Work through the data below and copy out every line where "return" is found.

- **Extracted entries**
-- Opening Marker --

template <bool FROM_BAYER, int RT, bool WBQ>
#ifndef RISP_FUSED_WAVES
#define RISP_FUSED_WAVES 1
#endif
__global__ __launch_bounds__(256, RISP_FUSED_WAVES) void bilateral_chain_kernel(const FusedArgs a) {
    extern __shared__ float lds[];
    const int R = RT > 0 ? RT : a.R, H = a.H, W = a.W;
    const int tw = FX + 2 * R, th = FY + 2 * R, per = tw * th;
#ifndef RISP_FUSED_NO_XCD_MAP
    int bxi = blockIdx.x, byi = blockIdx.y, bzi = blockIdx.z;
    {
        const unsigned total = gridDim.x * gridDim.y * gridDim.z;
        if ((total & 7u) == 0) {
            const unsigned lin = blockIdx.x + gridDim.x * (blockIdx.y + gridDim.y * blockIdx.z);
            const unsigned t = (lin & 7u) * (total >> 3) + (lin >> 3);
            bxi = t % gridDim.x;
            byi = (t / gridDim.x) % gridDim.y;
            bzi = t / (gridDim.x * gridDim.y);
        }
    }
    const int n = bzi, x0 = bxi * FX, y0 = byi * FY;
#else
    const int n = blockIdx.z, x0 = blockIdx.x * FX, y0 = blockIdx.y * FY;
#endif
    const size_t plane = (size_t)H * W;

    const int lx = (threadIdx.x & 15) * PXT, ly = threadIdx.x >> 4;
    const int px = x0 + lx, py = y0 + ly;
    if (FROM_BAYER && RT == 1) {
        constexpr int TWc = FX + 2, THc = FY + 2, PERc = TWc * THc, QW = FX / 2 + 2, QH = FY / 2 + 2;
        const float *bay = a.in + (size_t)n * plane;
        float2 top[2], bot[2];
#pragma unroll
        for (int it = 0; it < 2; ++it) {
            const int q = threadIdx.x + 256 * it;
            const int j = q / QW, i = q - j * QW;
            const int Y = y0 - 2 + 2 * j, X = x0 - 2 + 2 * i;
            const bool ok = q < QW * QH && Y >= 0 && Y < H && X >= 0 && X < W;
            top[it] = ok ? *reinterpret_cast<const float2 *>(bay + (size_t)Y * W + X) : make_float2(0.f, 0.f);
            bot[it] = ok ? *reinterpret_cast<const float2 *>(bay + (size_t)(Y + 1) * W + X) : make_float2(0.f, 0.f);
        }
#pragma unroll
        for (int it = 0; it < 2; ++it) {
            const int q = threadIdx.x + 256 * it;
            const int j = q / QW, i = q - j * QW;
            const int Y = y0 - 2 + 2 * j, X = x0 - 2 + 2 * i;
            if (!(q < QW * QH && Y >= 0 && Y < H && X >= 0 && X < W)) continue;
            const float R_ = top[it].x, G1 = top[it].y, G2 = bot[it].x, B_ = bot[it].y;
#pragma unroll
            for (int dy = 0; dy < 2; ++dy)
#pragma unroll
                for (int dx = 0; dx < 2; ++dx) {
                    const int ty = 2 * j - 1 + dy, tx = 2 * i - 1 + dx;
                    if (ty >= 0 && ty < THc && tx >= 0 && tx < TWc) {
                        const int idx = ty * TWc + tx;
                        lds[idx] = B_;
                        lds[PERc + idx] = dy ? G2 : G1;
                        lds[2 * PERc + idx] = R_;
                    }
                }
        }
        if (x0 == 0 || y0 == 0 || x0 + FX >= W || y0 + FY >= H) {
            __syncthreads();
            for (int idx = threadIdx.x; idx < PERc; idx += 256) {
                const int ty = idx / TWc, tx = idx - ty * TWc;
                const int gy = y0 - 1 + ty, gx = x0 - 1 + tx;
                if (gy >= 0 && gy < H && gx >= 0 && gx < W) continue;
                const int sy = refl(gy, H) - (y0 - 1), sx = refl(gx, W) - (x0 - 1);
                if (sy < 0 || sy >= THc || sx < 0 || sx >= TWc) continue;
                const int src = sy * TWc + sx;
                lds[idx] = lds[src];
                lds[PERc + idx] = lds[PERc + src];
                lds[2 * PERc + idx] = lds[2 * PERc + src];
            }
        }
    } else if (FROM_BAYER) {
        const float *bay = a.in + (size_t)n * plane;
        for (int idx = threadIdx.x; idx < per; idx += 256) {
            const int ty = idx / tw, tx = idx - ty * tw;
            const int gy = refl(y0 + ty - R, H), gx = refl(x0 + tx - R, W);
            const int qy = gy & ~1, qx = gx & ~1;
            lds[2 * per + idx] = bay[(size_t)qy * W + qx];
            lds[per + idx] = bay[(size_t)(qy + (gy & 1)) * W + qx + 1 - (gy & 1)];
            lds[idx] = bay[(size_t)(qy + 1) * W + qx + 1];
        }
    } else {
        const float *img = a.in + (size_t)n * 3 * plane;
        auto fetch1 = [&](int idx) {
            const int c = idx / per, rem = idx - c * per;
            const int ty = rem / tw, tx = rem - ty * tw;
            return img[(size_t)c * plane + (size_t)refl(y0 + ty - R, H) * W + refl(x0 + tx - R, W)];
        };
        if (RT > 0) {
            constexpr int PER3 = 3 * (FX + 2 * RT) * (FY + 2 * RT), NIT = (PER3 + 255) / 256;
            float v[NIT];
#pragma unroll
            for (int i = 0; i < NIT; ++i) {
                const int idx = threadIdx.x + 256 * i;
                v[i] = idx < PER3 ? fetch1(idx) : 0.f;
            }
#pragma unroll
            for (int i = 0; i < NIT; ++i) {
                const int idx = threadIdx.x + 256 * i;
                if (idx < PER3) lds[idx] = v[i];
            }
        } else {
            for (int idx = threadIdx.x; idx < 3 * per; idx += 256) lds[idx] = fetch1(idx);
        }
    }
    __syncthreads();

    if (px >= W || py >= H) return;
    const size_t o = (size_t)n * 3 * plane + (size_t)py * W + px;
    const float *ctr = lds + (ly + R) * tw + lx + R;

    if (FROM_BAYER) {
        float4 vb, vg, vr;
        float *eb = reinterpret_cast<float *>(&vb), *eg = reinterpret_cast<float *>(&vg), *er = reinterpret_cast<float *>(&vr);
#pragma unroll
        for (int i = 0; i < PXT; ++i) {
            eb[i] = ctr[i];
            eg[i] = ctr[per + i];
            er[i] = ctr[2 * per + i];
        }
        st4_nt(a.out_dem + o, *reinterpret_cast<v4f *>(&vb));
        st4_nt(a.out_dem + o + plane, *reinterpret_cast<v4f *>(&vg));
        st4_nt(a.out_dem + o + 2 * plane, *reinterpret_cast<v4f *>(&vr));
    }

    int r = a.win[n] / 2;
    r = r < 0 ? 0 : (r > R ? R : r);
    const bool full = RT > 0 && r == RT;
    const float ks = -1.f / (2.f * a.sig_s[n] * a.sig_s[n]), kc = -1.f / (2.f * a.sig_c[n] * a.sig_c[n]);
    const float ks2 = ks * 1.4426950408889634f, kc2 = kc * 1.4426950408889634f;
    f3 pix[PXT];
#pragma unroll
    for (int i = 0; i < PXT; ++i) {
        const float *c0 = ctr + i;
        const float cb = c0[0] * 255.f, cg = c0[per] * 255.f, cr = c0[2 * per] * 255.f;
        float nb = 0.f, ng = 0.f, nr = 0.f, den = 0.f;
        auto tap = [&](int dy, int dx) {
            if (dy == 0 && dx == 0) {
                nb += cb; ng += cg; nr += cr; den += 1.f;
                return;
            }
            const float *q = c0 + dy * tw + dx;
            const float qb = q[0] * 255.f, qg = q[per] * 255.f, qr = q[2 * per] * 255.f;
            const float dist = fabsf(qb - cb) + fabsf(qg - cg) + fabsf(qr - cr);
            const float wgt = __builtin_amdgcn_exp2f(__builtin_fmaf(dist * dist, kc2, (float)(dy * dy + dx * dx) * ks2));
            nb = __builtin_fmaf(wgt, qb, nb); ng = __builtin_fmaf(wgt, qg, ng); nr = __builtin_fmaf(wgt, qr, nr); den += wgt;
        };
        if (full) {
#pragma unroll
            for (int dy = -RT; dy <= RT; ++dy)
#pragma unroll
                for (int dx = -RT; dx <= RT; ++dx) tap(dy, dx);
        } else {
            for (int dy = -r; dy <= r; ++dy)
                for (int dx = -r; dx <= r; ++dx) tap(dy, dx);
        }
        const float inv255 = 1.f / 255.f, rden = 1.f / den;
        pix[i] = {q8f(nb * rden) * inv255, q8f(ng * rden) * inv255, q8f(nr * rden) * inv255};
    }
    auto store = [&](float *dst, bool stream) {
        const v4f vb = {pix[0].b, pix[1].b, pix[2].b, pix[3].b}, vg = {pix[0].g, pix[1].g, pix[2].g, pix[3].g},
                  vr = {pix[0].r, pix[1].r, pix[2].r, pix[3].r};
        if (stream) {
            st4_nt(dst + o, vb);
            st4_nt(dst + o + plane, vg);
            st4_nt(dst + o + 2 * plane, vr);
        } else {
            *reinterpret_cast<v4f *>(dst + o) = vb;
            *reinterpret_cast<v4f *>(dst + o + plane) = vg;
            *reinterpret_cast<v4f *>(dst + o + 2 * plane) = vr;
        }
    };
    store(a.out_bil, a.last_out >= 0);

    for (int k = 0; k < a.n_ops; ++k) {
        apply_op<PXT, WBQ>(a.ops[k], a.params[k], n, pix);
        if (a.outs[k]) store(a.outs[k], k < a.last_out);
    }
}

}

-- Closing Marker --

- **Written solution**
            return img[(size_t)c * plane + (size_t)refl(y0 + ty - R, H) * W + refl(x0 + tx - R, W)];
    if (px >= W || py >= H) return;
                return;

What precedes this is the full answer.